The so-called "antigen sink" effect could also pose a problem in the development of anti-CD47 antibody treatments. CD47 is expressed ubiquitously among malignant and healthy cells, meaning that large initiation doses and/or frequent administrations may be required for a drug to achieve an effective therapeutic effect. The alternative route is to therapeutically target SIRPα molecule, which is less distributed vs. CD47. SIRPα is highly expressed, however, on myeloid cells and central and peripheral nervous system cells, so the potential for neurological side-effects should be considered when using therapeutics that target SIRPα.

An alternative approach to stripping the cancerous cells of CD47-induced protection from attacks by the immune system has been the focus of our collaboration with Fosun Pharmaceuticals (stock code: 600196.SH, 02196.HK), a leading innovation-driven international healthcare group in China.

The preclinical candidate compound (PCC) has been nominated by our AI platform and R&D team in under 40 days since the collaboration announcement — what we believe an industry record for speed — and showed in vivo anti-tumor efficacy in both liquid and solid tumors. Meanwhile, the compound demonstrated favorable pharmacokinetics and ideal safety profiles in vivo preclinical studies, with auspicious value in further clinical development. Moreover, ISM004-1057D as a small molecule inhibitor of QPCTL could potentially provide not only high tumor penetration but also reduce hematologic side effects and avoid antigen sink, which is commonly seen upon treatment by most of the current CD47 antibodies owing to wide expression of CD47 beyond tumor cells.

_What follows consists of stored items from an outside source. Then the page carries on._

@@ -617,7 +620,18 @@
             hipLaunchKernelGGL(k4::k4_order_kernel, dim3((unsigned)((cnt + 255) / 256)), dim3(256), 0, stream, ao, (uint32_t)lds_share(ctx, cnt));
             a.order = d_order;
             if (two_kernels) a.split = d_hist + 2 * k4::COST_BUCKETS;
-        }
+            return K4LZ4_OK;
+        };
+        if (reorder && parse_path && kind == KIND_ENCODE && ctx->parse_pcost) {
+            a.cost = d_cost; a.hist = d_hist; a.order_out = d_order;
+            K4_HIP(ctx, hipMemsetAsync(d_hist, 0, 2 * k4::PCOST_BUCKETS * 4, stream));
+            hipLaunchKernelGGL(k4::k4_pcost_kernel, dim3((unsigned)((cnt + k4::PCOST_WAVES_PER_WG - 1) / k4::PCOST_WAVES_PER_WG)), dim3(64 * k4::PCOST_WAVES_PER_WG), 0, stream, a);
+            hipLaunchKernelGGL(k4::k4_porder_kernel, dim3((unsigned)((cnt + 255) / 256)), dim3(256), 0, stream, a);
+            a.order = d_order;
+        }
+        else if (prelude) a.order = d_order;
+        else if (reorder) { const int rco = cost_and_order(); if (rco != K4LZ4_OK) return rco; }
+        if (reorder) { ctx->last_cost_at = (size_t)((uint8_t *)d_cost - ctx->d_sched); ctx->last_order_at = (size_t)((uint8_t *)d_order - ctx->d_sched); ctx->last_order_n = cnt; }
         const unsigned wg4 = (unsigned)((cnt + k4::DECODE_WAVES_PER_WG - 1) / k4::DECODE_WAVES_PER_WG);
         bool parse_here = kind == KIND_ENCODE && (parse_path || (parse_seg_path && (a.order || cnt == 1)));
         const bool big_ok = ctx->parse_big && ctx->parse_inline_emit;
@@ -648,6 +662,7 @@
             const int rcp = grow(ctx, &ctx->d_parse, &ctx->d_parse_cap, need, false);
             if (rcp != K4LZ4_OK) { std::lock_guard<std::mutex> g(g_err_mu); ctx->error.clear(); parse_here = false; }
         }
+        if (prelude && !parse_here) { const int rco = cost_and_order(); if (rco != K4LZ4_OK) return rco; }
         if (parse_here) {
             k4::ParseArgs pa{};
             pa.recs = (uint2 *)ctx->d_parse; pa.meta = (uint32_t *)(ctx->d_parse + o_meta); pa.gtab = (uint32_t *)(ctx->d_parse + o_gtab);
@@ -656,7 +671,16 @@
             pa.slot_recs = slot_recs ? 1u : 0u;
             pa.migrate = ctx->parse_migrate ? 1u : 0u;
             pa.big = any_big ? 1u : 0u;
-            K4_HIP(ctx, hipMemsetAsync(pa.meta + 2 * cnt, 0, 32, stream));
+            if (prelude) {
+                if (ctx->prelude_dirty) K4_HIP(ctx, hipMemsetAsync(d_prelude, 0, k4::PRELUDE_WORDS * 4, stream));
+                ctx->prelude_dirty = true;
+                a.cost = d_cost; a.order_out = d_order;
+                const int64_t pwg = std::min<int64_t>((cnt + k4::PRELUDE_WAVES - 1) / k4::PRELUDE_WAVES, ctx->cu_count);
+                hipLaunchKernelGGL(k4::k4_prelude_kernel, dim3((unsigned)pwg), dim3(64 * k4::PRELUDE_WAVES), 0, stream, a, d_prelude,
+                                   pa.meta + 2 * cnt, ctx->parse_sample);
+                K4_HIP(ctx, hipGetLastError());
+            }
+            else K4_HIP(ctx, hipMemsetAsync(pa.meta + 2 * cnt, 0, 32, stream));
             if (queue) pa.queue = pa.meta + 2 * cnt;
             pa.nbig = pa.meta + 2 * cnt + 3;
             hipLaunchKernelGGL(k4::k4_parse_kernel, dim3((unsigned)nwg), dim3((unsigned)(64 * waves)), 0, stream, a, pa);
@@ -684,6 +708,7 @@
             if (flags & K4LZ4_FLAG_ALLOW_COPY)
                 hipLaunchKernelGGL(k4::k4_allow_copy_kernel, dim3((unsigned)((cnt + 3) / 4)), dim3(256), 0, stream, a);
             K4_HIP(ctx, hipGetLastError());
+            if (prelude) ctx->prelude_dirty = false;
             continue;
         }
         switch (kind) {
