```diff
-      const int tok0 = qt * 64 + wl * 16 + (lane >> 2);
-      const size_t o0 = (size_t)(row0 + tok0) * kDim + head * kHd + 2 * (lane & 3);
-      const size_t o1 = o0 + (size_t)8 * kDim;
-#pragma unroll
-      for (int j = 0; j < 8; ++j) {
-        uint32_t h, l;
-        split_pair(o[4 * j] * inv0, o[4 * j + 1] * inv0, h, l);
-        *reinterpret_cast<uint32_t*>(out_hi + o0 + 8 * j) = h;
-        *reinterpret_cast<uint32_t*>(out_lo + o0 + 8 * j) = l;
-        split_pair(o[4 * j + 2] * inv1, o[4 * j + 3] * inv1, h, l);
-        *reinterpret_cast<uint32_t*>(out_hi + o1 + 8 * j) = h;
-        *reinterpret_cast<uint32_t*>(out_lo + o1 + 8 * j) = l;
-      }
-    }
-    if (lane == 0 && wl == 0) STAMP(2 + wg);
   }
 }
 
@@ -282,13 +356,19 @@
     configured = true;
   }
   if (b <= 0) return cudaSuccess;
+  int dev = 0, sms = 0;
+  cudaError_t e = cudaGetDevice(&dev);
+  if (e == cudaSuccess) e = cudaDeviceGetAttribute(&sms, cudaDevAttrMultiProcessorCount, dev);
+  if (e != cudaSuccess) return e;
   const int items = b * kHeads;
-  const dim3 grid(items);
+  const dim3 grid(std::min(items, sms));
   auto qh = reinterpret_cast<const __nv_bfloat16*>(qkv_hi), ql = reinterpret_cast<const __nv_bfloat16*>(qkv_lo);
   auto oh = reinterpret_cast<__nv_bfloat16*>(out_hi), ol = reinterpret_cast<__nv_bfloat16*>(out_lo);
   if (passes == 3)
-    return launch_ex(attention_tc_kernel<3>, grid, dim3(kThreads), kSmem, s, 1, true, hi128, lo128, hi16, lo16, qh, ql, oh, ol, crop_stride);
-  return launch_ex(attention_tc_kernel<1>, grid, dim3(kThreads), kSmem, s, 1, true, hi128, lo128, hi16, lo16, qh, ql, oh, ol, crop_stride);
-}
-
-}
+    return launch_ex(attention_tc_kernel<3>, grid, dim3(kThreads), kSmem, s, 1, true, hi128, lo128, hi16, lo16, qh, ql, oh, ol,
+                     crop_stride, items);
+  return launch_ex(attention_tc_kernel<1>, grid, dim3(kThreads), kSmem, s, 1, true, hi128, lo128, hi16, lo16, qh, ql, oh, ol,
+                   crop_stride, items);
+}
+
+}
```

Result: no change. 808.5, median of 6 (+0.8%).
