size_t cg_conv2d_ups2_wino_supported(int N, int Hp, int Wp, int Cin, int Cout, int k, int pad);
size_t cg_conv2d_ups2_wino_v_floats(int N, int Hp, int Wp, int C);
size_t cg_conv2d_ups2_wino_u_floats(int Cin, int Cout);
int cg_conv2d_ups2_wino_pack(void* stream, const float* wf_ph, const float* wb_ph, float* u_fwd, float* u_bwd,
                             int Cout, int Cin);
int cg_conv2d_ups2_wino_gemm(void* stream, const float* v, const float* u, const float* bias, float* y,
                             int N, int Hp, int Wp, int Cin, int Cout, int dgrad);
int cg_conv2d_ups2_wino_forward(void* stream, const float* x_lo, const float* u_fwd, const float* bias, float* y,
                                float* v, int N, int Hp, int Wp, int Cin, int Cout);
size_t cg_conv2d_ups2_wino_stats_rows(int N, int Hp, int Wp, int Cin, int Cout);
int cg_conv2d_ups2_wino_forward_stats(void* stream, const float* x_lo, const float* u_fwd, const float* bias, float* y,
                                      float* v, int N, int Hp, int Wp, int Cin, int Cout, float* stats);
size_t cg_conv2d_ups2_wino22_supported(int N, int Hp, int Wp, int Cin, int Cout);
size_t cg_conv2d_ups2_wino22_dgrad_supported(int N, int Hp, int Wp, int Cin, int Cout);
size_t cg_conv2d_ups2_wino22_v_floats(int N, int Hp, int Wp, int Cin);
size_t cg_conv2d_ups2_wino22_u_floats(int Cin, int Cout);
int cg_conv2d_ups2_wino22_pack(void* stream, const float* wf_ph, const float* wb_ph, float* u_fwd, float* u_bwd, int Cout, int Cin);
int cg_conv2d_ups2_wino22_forward_stats(void* stream, const float* x_lo, const float* u22, const float* bias, float* y,
                                        float* v, int N, int Hp, int Wp, int Cin, int Cout, float* stats);
size_t cg_conv2d_ups2_wino22_dgrad_v_floats(int N, int Hp, int Wp, int Cin, int Cout);
int cg_conv2d_ups2_wino22_dgrad(void* stream, const float* dy, const float* u_bwd, float* dx_lo, float* v_dy,
                                int N, int Hp, int Wp, int Cin, int Cout);
int cg_conv2d_ups2_wino_dgrad(void* stream, const float* dy, const float* u_bwd, float* dx_lo, float* v_dy,
                              int N, int Hp, int Wp, int Cin, int Cout);
size_t cg_conv2d_ups2_wino_dgrad_part_floats(int N, int Hp, int Wp, int Cin, int Cout);
int cg_conv2d_ups2_wino_dgrad_split(void* stream, const float* dy, const float* u_bwd, float* dx_lo, float* v_dy, float* part,
                                    int N, int Hp, int Wp, int Cin, int Cout);
size_t cg_conv2d_ups2_wino_wgrad_workspace_bytes(int N, int Hp, int Wp, int Cin, int Cout);
int cg_conv2d_ups2_wino_wgrad(void* stream, const float* v, const float* dy, float* gw_canonical, float* gb,
                              int N, int Hp, int Wp, int Cin, int Cout, float scale, void* ws, size_t ws_bytes);

int cg_prelu_forward(void* stream, const float* x, const float* alpha, float* y, long n);
size_t cg_prelu_backward_workspace_bytes(long n);
int cg_prelu_backward(void* stream, const float* x, const float* dy, const float* alpha,
                      float* dx, float* galpha, float scale, long n, void* ws, size_t ws_bytes);
size_t cg_prelu_backward_grouped_workspace_bytes(int ngroups, long n_per_group);
int cg_prelu_backward_grouped(void* stream, const float* x, const float* dy, const float* const* alpha, float* dx,
                              float* const* galpha, float scale, int ngroups, long n_per_group, void* ws, size_t ws_bytes);
int cg_leakyrelu_forward(void* stream, const float* x, float* y, float slope, long n);
int cg_leakyrelu_backward(void* stream, const float* x, const float* dy, float* dx, float slope, long n);
int cg_sigmoid_forward(void* stream, const float* x, float* y, long n);
int cg_sigmoid_backward(void* stream, const float* y, const float* dy, float* dx, long n);

int cg_bce_forward(void* stream, const float* p, const float* t, float* loss, long n);
int cg_bce_backward(void* stream, const float* p, const float* t, float* dp, long n);

int cg_mse_forward(void* stream, const float* x, const float* t, float* loss, long n);
int cg_mse_backward(void* stream, const float* x, const float* t, float* dx, long n);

The discovery has become possible due to our AI system PandaOmics, which was used to develop the target hypothesis in oncology. The other artificial intelligence component, Chemistry42, was used to generate compounds with good drug-like properties. After synthesizing and testing 71 compounds, we managed to deliver preclinical candidate compounds within 9 months from project initiation.

This new success of our AI platform comes as a continuation of a series of proof-of-concept milestones in various therapeutic areas – including Idiopathic Pulmonary Fibrosis and Kidney Fibrosis – for our internal programs. Having invested years of research and development into our cutting-edge AI platform, we are now reaping the rewards of a truly industrialized drug discovery process which is fast, cost efficient, and highly innovative.